Using Earnings before interest, taxes, and depreciation (EBITDA) in Overstock.com’s financial reports
On April 23, 2004, Patrick Byrne appeared on the Kudlow and Cramer show on CNBC and commented about EBITDA:
Well, first of all, I’m all about GAAP. I have been so critical of the companies that do–I don’t believe in one-time charges; I don’t believe in EBITDA. If somebody talks EBITDA, put your hand on your wallet; they’re a crook. [Emphasis added.]

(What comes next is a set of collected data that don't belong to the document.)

#define RP_SEG 8
template <int TPR, int VEC, bool LEVEL1 = false, bool POOL = false>
__global__ __launch_bounds__(256) void embed_grad_reduce_kernel(
    const int32_t *__restrict__ sk, const int32_t *__restrict__ sp, int64_t n, int Bi, int D,
    const float *__restrict__ dx, int64_t ldx, const float *__restrict__ gfm, const float *__restrict__ sum_in,
    const float *__restrict__ arena, float *__restrict__ G, int accumulate, float *__restrict__ gpiece,
    int32_t *__restrict__ gkey, const int32_t *__restrict__ bag_of = nullptr, const float *__restrict__ scale = nullptr) {
    typedef Vec<VEC> V;
    constexpr int GPB = 256 / TPR;
    constexpr int W = TPR * VEC;
    __shared__ __attribute__((aligned(16))) float piece[GPB][2][W];
    __shared__ int32_t pkey[GPB][2];
    __shared__ int32_t pcont[GPB];
    const int t = threadIdx.x % TPR, grp = threadIdx.x / TPR;
    const int64_t start = ((int64_t)blockIdx.x * GPB + grp) * RP_SEG;
    const bool active = start < n;
    const int cnt = active ? (int)((n - start) < RP_SEG ? (n - start) : RP_SEG) : 0;
    int32_t k[RP_SEG];
    int bb[RP_SEG], ff[RP_SEG];
#pragma unroll
    for (int j = 0; j < RP_SEG; ++j) {
        const bool ok = j < cnt;
        k[j] = ok ? sk[start + j] : -1;
        if (LEVEL1) {
            ff[j] = 0;
            bb[j] = (int)(start + j);
        } else if (POOL) {
            const int32_t p = ok ? sp[start + j] : 0;
            ff[j] = 0;
            bb[j] = bag_of ? (ok ? bag_of[p] : 0) : p / Bi;
        } else {
            const int32_t p = ok ? sp[start + j] : 0;
            ff[j] = p / Bi;
            bb[j] = p - ff[j] * Bi;
        }
    }
    const int32_t kprev = (active && start > 0) ? sk[start - 1] : -1;
    const int32_t knext = (active && start + cnt < n) ? sk[start + cnt] : -1;
    if (LEVEL1) {
        bool any = false;
#pragma unroll
        for (int j = 0; j < RP_SEG; ++j) any |= k[j] >= 0;
        if (!__syncthreads_or((int)any)) {
            if (threadIdx.x == 0) {
                gkey[2 * (int64_t)blockIdx.x] = -1;
                gkey[2 * (int64_t)blockIdx.x + 1] = -1;
            }
            return;
        }
    }
    float *hp = gpiece + (int64_t)blockIdx.x * 2 * D, *tp = hp + D;
    for (int c0 = 0; c0 < D; c0 += W) {
        const int c = c0 + t * VEC;
        const bool col_ok = c < D;
        typename V::T r[RP_SEG], w[RP_SEG];
        float gf[RP_SEG];
#pragma unroll
        for (int j = 0; j < RP_SEG; ++j) {
            r[j] = V::zero();
            w[j] = V::zero();
            gf[j] = 0.f;
            if (j < cnt && col_ok && !(LEVEL1 && k[j] < 0)) {
                if (dx != nullptr) r[j] = V::load(dx + (int64_t)bb[j] * ldx + (int64_t)ff[j] * D + c);
                if (POOL && scale != nullptr) r[j] = r[j] * V::load(scale + (int64_t)bb[j] * D + c);
                if (gfm != nullptr) {
                    gf[j] = gfm[bb[j]];
                    if (sum_in != nullptr) r[j] += gf[j] * V::load(sum_in + (int64_t)bb[j] * D + c);
                    if (j + 1 >= cnt || k[j + 1] != k[j]) w[j] = V::load(arena + (int64_t)k[j] * D + c);
                }
            }
        }
        if (t == 0) {
            pkey[grp][0] = -1;
            pkey[grp][1] = -1;
            pcont[grp] = 0;
        }
        typename V::T acc = V::zero();
        float gs = 0.f;
        bool run_head = (k[0] != kprev);
#pragma unroll
        for (int j = 0; j < RP_SEG; ++j) {
            if (j < cnt) {
                acc += r[j];
                gs += gf[j];
                const bool last_of_run = (j + 1 < cnt) ? (k[j + 1] != k[j]) : true;
                if (last_of_run) {
                    const bool run_ends_here = (j + 1 < cnt) ? true : (k[j] != knext);
                    if (gfm != nullptr) acc -= gs * w[j];
                    if (LEVEL1 && k[j] < 0) {
                    } else if (run_head && run_ends_here) {
                        if (col_ok) {
                            float *dst = G + (int64_t)k[j] * D + c;
                            V::store(dst, accumulate ? V::load(dst) + acc : acc);
                        }
                    } else {
                        const int slot = run_head ? 1 : 0;
                        V::store(&piece[grp][slot][t * VEC], acc);
                        if (t == 0) {
                            pkey[grp][slot] = k[j];
                            if (!run_ends_here) pcont[grp] = 1;
                        }
                    }
                    acc = V::zero();
                    gs = 0.f;
                    run_head = true;
                }
            }
        }
        __syncthreads();
        if (grp == 0) {
            const bool head_open = pkey[0][0] >= 0;
            int last_g = -1;
            for (int g2 = GPB - 1; g2 >= 0; --g2)
                if (pkey[g2][0] >= 0 || pkey[g2][1] >= 0) {
                    last_g = g2;
                    break;
                }
            const int64_t wg_end = ((int64_t)blockIdx.x + 1) * GPB * RP_SEG;
            const int last_active = (int)(((n < wg_end ? n : wg_end) - (int64_t)blockIdx.x * GPB * RP_SEG + RP_SEG - 1) / RP_SEG) - 1;
            const bool tail_open = last_g >= 0 && last_g == last_active && pcont[last_g] != 0;
            int32_t cur = -1;
            bool cur_is_head = false;
            typename V::T cacc = V::zero();
            int32_t headkey = -1, tailkey = -1;
            typename V::T headv = V::zero(), tailv = V::zero();
            for (int g2 = 0; g2 < GPB; ++g2) {
#pragma unroll
                for (int slot = 0; slot < 2; ++slot) {
                    const int32_t key = pkey[g2][slot];
                    if (key < 0) continue;
                    const typename V::T pv = V::load(&piece[g2][slot][t * VEC]);
                    if (key == cur) {
                        cacc += pv;
                    } else {
                        if (cur >= 0) {
                            if (cur_is_head) {
                                headkey = cur;
                                headv = cacc;
                            } else if (col_ok) {
                                float *dst = G + (int64_t)cur * D + c;
                                V::store(dst, accumulate ? V::load(dst) + cacc : cacc);
                            }
                        }
                        cur = key;
                        cacc = pv;
                        cur_is_head = head_open && g2 == 0 && slot == 0;
                    }
                }
            }
            if (cur >= 0) {
                if (tail_open) {
                    if (cur_is_head) {
                        headkey = cur;
                        headv = cacc;
                        tailkey = cur;
                    } else {
                        tailkey = cur;
                        tailv = cacc;
                    }
                } else if (cur_is_head) {
                    headkey = cur;
                    headv = cacc;
                } else if (col_ok) {
                    float *dst = G + (int64_t)cur * D + c;
                    V::store(dst, accumulate ? V::load(dst) + cacc : cacc);
                }
            }
            if (col_ok) {
                V::store(hp + c, headv);
                V::store(tp + c, tailv);
            }
            if (t == 0 && c0 == 0) {
                gkey[2 * (int64_t)blockIdx.x] = headkey;
                gkey[2 * (int64_t)blockIdx.x + 1] = tailkey;
            }
        }
        __syncthreads();
    }
}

In January 2006, Patrick Byrne made the following comments about EBITDA to Tom Mullaney from Business Week in an email:
…I think “EBITDA” is the stupidest thing I ever heard emanate from Wall Street (no small feat), I … don’t begin to know how to answer. I suppose I could go and recast all my numbers into EBITDA (or for that matter, “pro forma”) but I think I’ll do something more valuable with my time, like alphabetize my CD’s by, “Name of drummer.”
In March 2006, Patrick Byrne told Greg Sandoval from c/net news.com:
We have a plan this year that we should cross the billion-dollar mark. Put it this way: Amazon, at our stage, was losing $1.2 million a year in operations. It made up a phony accounting standard--pro forma. And when it reached pro forma breakeven, Wall Street set off fireworks.

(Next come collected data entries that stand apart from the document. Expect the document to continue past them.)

struct gbrs_counts {
    int device = 0;
    uint64_t R = 0, n = 0;
    uint32_t L = 0, H = 0;
    gbrs::DevBuf<uint32_t> ent_row;
    gbrs::DevBuf<uint64_t> col_ptr;
    gbrs::DevBuf<double> d_count;
    hipStream_t s = nullptr;
    gbrs::CountsWork *work = nullptr;
};

namespace {

ErrArgs em_err_args(gbrs_em *em, double target_err) {
    ErrArgs ea;
    ea.L = em->L;
    ea.nblocks = (int)em->msum_blocks;
    ea.cap = em->msum_cap;
    ea.tot_prev = em->tot_prev.p;
    ea.tot_new = em->tot_new.p;
    ea.partials = em->msums.p;
    ea.sc = em->scalars.p;
    ea.target_err = target_err;
    ea.err_hist = em->err_hist.p;
    ea.err_hist_cap = em->err_hist_cap;
    ea.n_err_blocks = (uint32_t)std::min<uint64_t>(ERR_BLOCKS, (em->L + RED_THREADS - 1) / RED_THREADS);
    return ea;
}

int em_launch_err(gbrs_em *em, double target_err) {
    const ErrArgs ea = em_err_args(em, target_err);
    hipLaunchKernelGGL(err_finish_kernel, dim3(ea.n_err_blocks), dim3(RED_THREADS), 0, em->stream, ea);
    GBRS_HIP_CHECK(hipGetLastError());
    return GBRS_OK;
}

int em_flush_err(gbrs_em *em) {
    if (!em->err_pending) return GBRS_OK;
    em->err_pending = false;
    return em_launch_err(em, em->err_pending_target);
}

int em_check_float(gbrs_em *em, EmScalars &host) {
    GBRS_TRY(em_flush_err(em));
    GBRS_HIP_CHECK(hipMemcpyAsync(&host, em->scalars.p, sizeof(EmScalars), hipMemcpyDeviceToHost, em->stream));
    GBRS_HIP_CHECK(hipStreamSynchronize(em->stream));
    em->stopped = host.stop != 0;
    if (host.float_error && !em->plan.no_float_check)
        return fail(GBRS_ERR_FLOAT, "invalid value encountered in divide (a read's alignments all have zero abundance)");
    return GBRS_OK;
}


EmStepRoute em_route(const gbrs_em *em, EmPass pass) {
    const TileLayout &tl = em->tl;
    EmStepShape s;
    s.tiled = em->layout == 1;
    s.H = em->H; s.tH = em->plan.tH; s.view = em->plan.view;
    s.no_tiles = tl.n_tiles == 0; s.no_long = tl.n_long == 0; s.no_entries = em->N == 0;
    s.weighted = tl.weighted; s.deterministic = tl.deterministic; s.all_one_word = tl.all_one_word;
    s.persist_groups = em->plan.persist_groups;
    s.acc_handed_out = em->acc_external;
    s.no_fused_mstep = em->plan.no_fused_mstep;
    return em_step_route(s, pass);
}

template <int HT, bool ONES>
int em_launch_tiles_h(gbrs_em *em, const EmStepRoute &r) {
    const TileLayout &tl = em->tl;
    const uint32_t tH = em->plan.tH;
    ErrArgs ea = em_err_args(em, em->err_pending_target);
    if (!r.err_rides || !em->err_pending) ea.n_err_blocks = 0;
    em->err_pending = false;
    const dim3 grid((unsigned)tl.n_tiles + ea.n_err_blocks), block(TILE_THREADS);
    const double *ww = tl.weighted ? tl.word_weight.p : (const double *)nullptr;
    const SetArgs sets{em->plan.tL, tl.n_sets ? tl.set_ptr.p : nullptr, tl.set_members.p, tl.dest_list.p, tl.dict_b.p, tl.dest_b.p,
                       em->resample ? 1u : 0u};
    const uint32_t lead_mask = em->plan.lead_mask;
#define GBRS_LAUNCH_TILES(W, D)                                                                                            \
    hipLaunchKernelGGL((tile_estep_kernel<HT, W, ONES, D>), grid, block, 0, em->stream, tH, tl.tiles.p, tl.words.p,        \
                       tl.dict.p, ww, em->theta.p, tl.partials.p, tl.slot_dest.p, em->acc.p, em->scalars.p,               \
                       (uint32_t)tl.n_tiles, ea, sets, lead_mask)
    switch (r.estep) {
        case EmEstep::Persistent:
        case EmEstep::PersistentOneWord: {
            const uint32_t G = std::min<uint32_t>(em->plan.persist_groups, (uint32_t)tl.n_tiles);
            const dim3 pgrid(G + ea.n_err_blocks);
#define GBRS_LAUNCH_PERSISTENT(HH, W, OW)                                                                                  \
            hipLaunchKernelGGL((tile_estep_persistent_kernel<HH, W, OW>), pgrid, block, 0, em->stream, tH, tl.tiles.p,     \
                               tl.words.p, tl.dict.p, ww, em->theta.p, tl.partials.p, tl.slot_dest.p,                      \
                               (int64_t)(em->acc.p - tl.partials.p), em->scalars.p, (uint32_t)tl.n_tiles, G, ea, sets)
            if (r.estep == EmEstep::PersistentOneWord) GBRS_LAUNCH_PERSISTENT(HT == 8 ? 8 : 1, false, HT == 8);
            else if (r.weighted) GBRS_LAUNCH_PERSISTENT(HT, true, false);
            else GBRS_LAUNCH_PERSISTENT(HT, false, false);
#undef GBRS_LAUNCH_PERSISTENT
            break;
        }
        case EmEstep::TilesDeterministic:
            if (r.weighted) GBRS_LAUNCH_TILES(true, true); else GBRS_LAUNCH_TILES(false, true);
            break;
#if !defined(GBRS_NO_ONEWORD)
        case EmEstep::TilesOneWord:
            hipLaunchKernelGGL((tile_estep_kernel<HT == 8 ? 8 : 1, false, ONES, false, HT == 8>), grid, block, 0, em->stream, tH,
                               tl.tiles.p, tl.words.p, tl.dict.p, ww, em->theta.p, tl.partials.p, tl.slot_dest.p, em->acc.p,
                               em->scalars.p, (uint32_t)tl.n_tiles, ea, sets, lead_mask);
            break;
#endif
        default:
            if (r.weighted) GBRS_LAUNCH_TILES(true, false); else GBRS_LAUNCH_TILES(false, false);
    }
#undef GBRS_LAUNCH_TILES
    return GBRS_OK;
}
int em_launch_tiles(gbrs_em *em, const EmStepRoute &r) {
#define GBRS_TILES_OF(HT) (r.pass == EmPass::Prepare ? em_launch_tiles_h<HT, true>(em, r) : em_launch_tiles_h<HT, false>(em, r))
    switch (r.width) {
        case 1: return GBRS_TILES_OF(1);
        case 2: return GBRS_TILES_OF(2);
        case 4: return GBRS_TILES_OF(4);
        case 8: return GBRS_TILES_OF(8);
        case 16: return GBRS_TILES_OF(16);
        default: return GBRS_TILES_OF(0);
    }
#undef GBRS_TILES_OF
}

When it reached EBITDA (earnings before interest, tax, depreciation and amortization) breakeven, Wall Street wanted to declare it a national holiday. I've never used pro forma in my life. We've had some GAAP (generally accepted accounting principles) profitable quarters, plenty of operating profit and EBITDA profitable quarters. This year, with a little luck, we should be an EBITDA-profitable year, so I'm kind of comfortable with that. [Emphasis added.]
Despite Patrick Byrne’s comments above, since Q2 2007, Overstock.com has been reporting what it claims is EBITDA in reports filed with the SEC and unlike Overstock.com, Amazon does not report EBITDA in reports filed with the SEC.
Questions for Patrick Byrne
Based on your comments above, do you believe that you are “crook” for using EBITDA in Overstock.com’s financial reports and do you believe that investors should “put their hand on” their wallets and not consider investing in your company?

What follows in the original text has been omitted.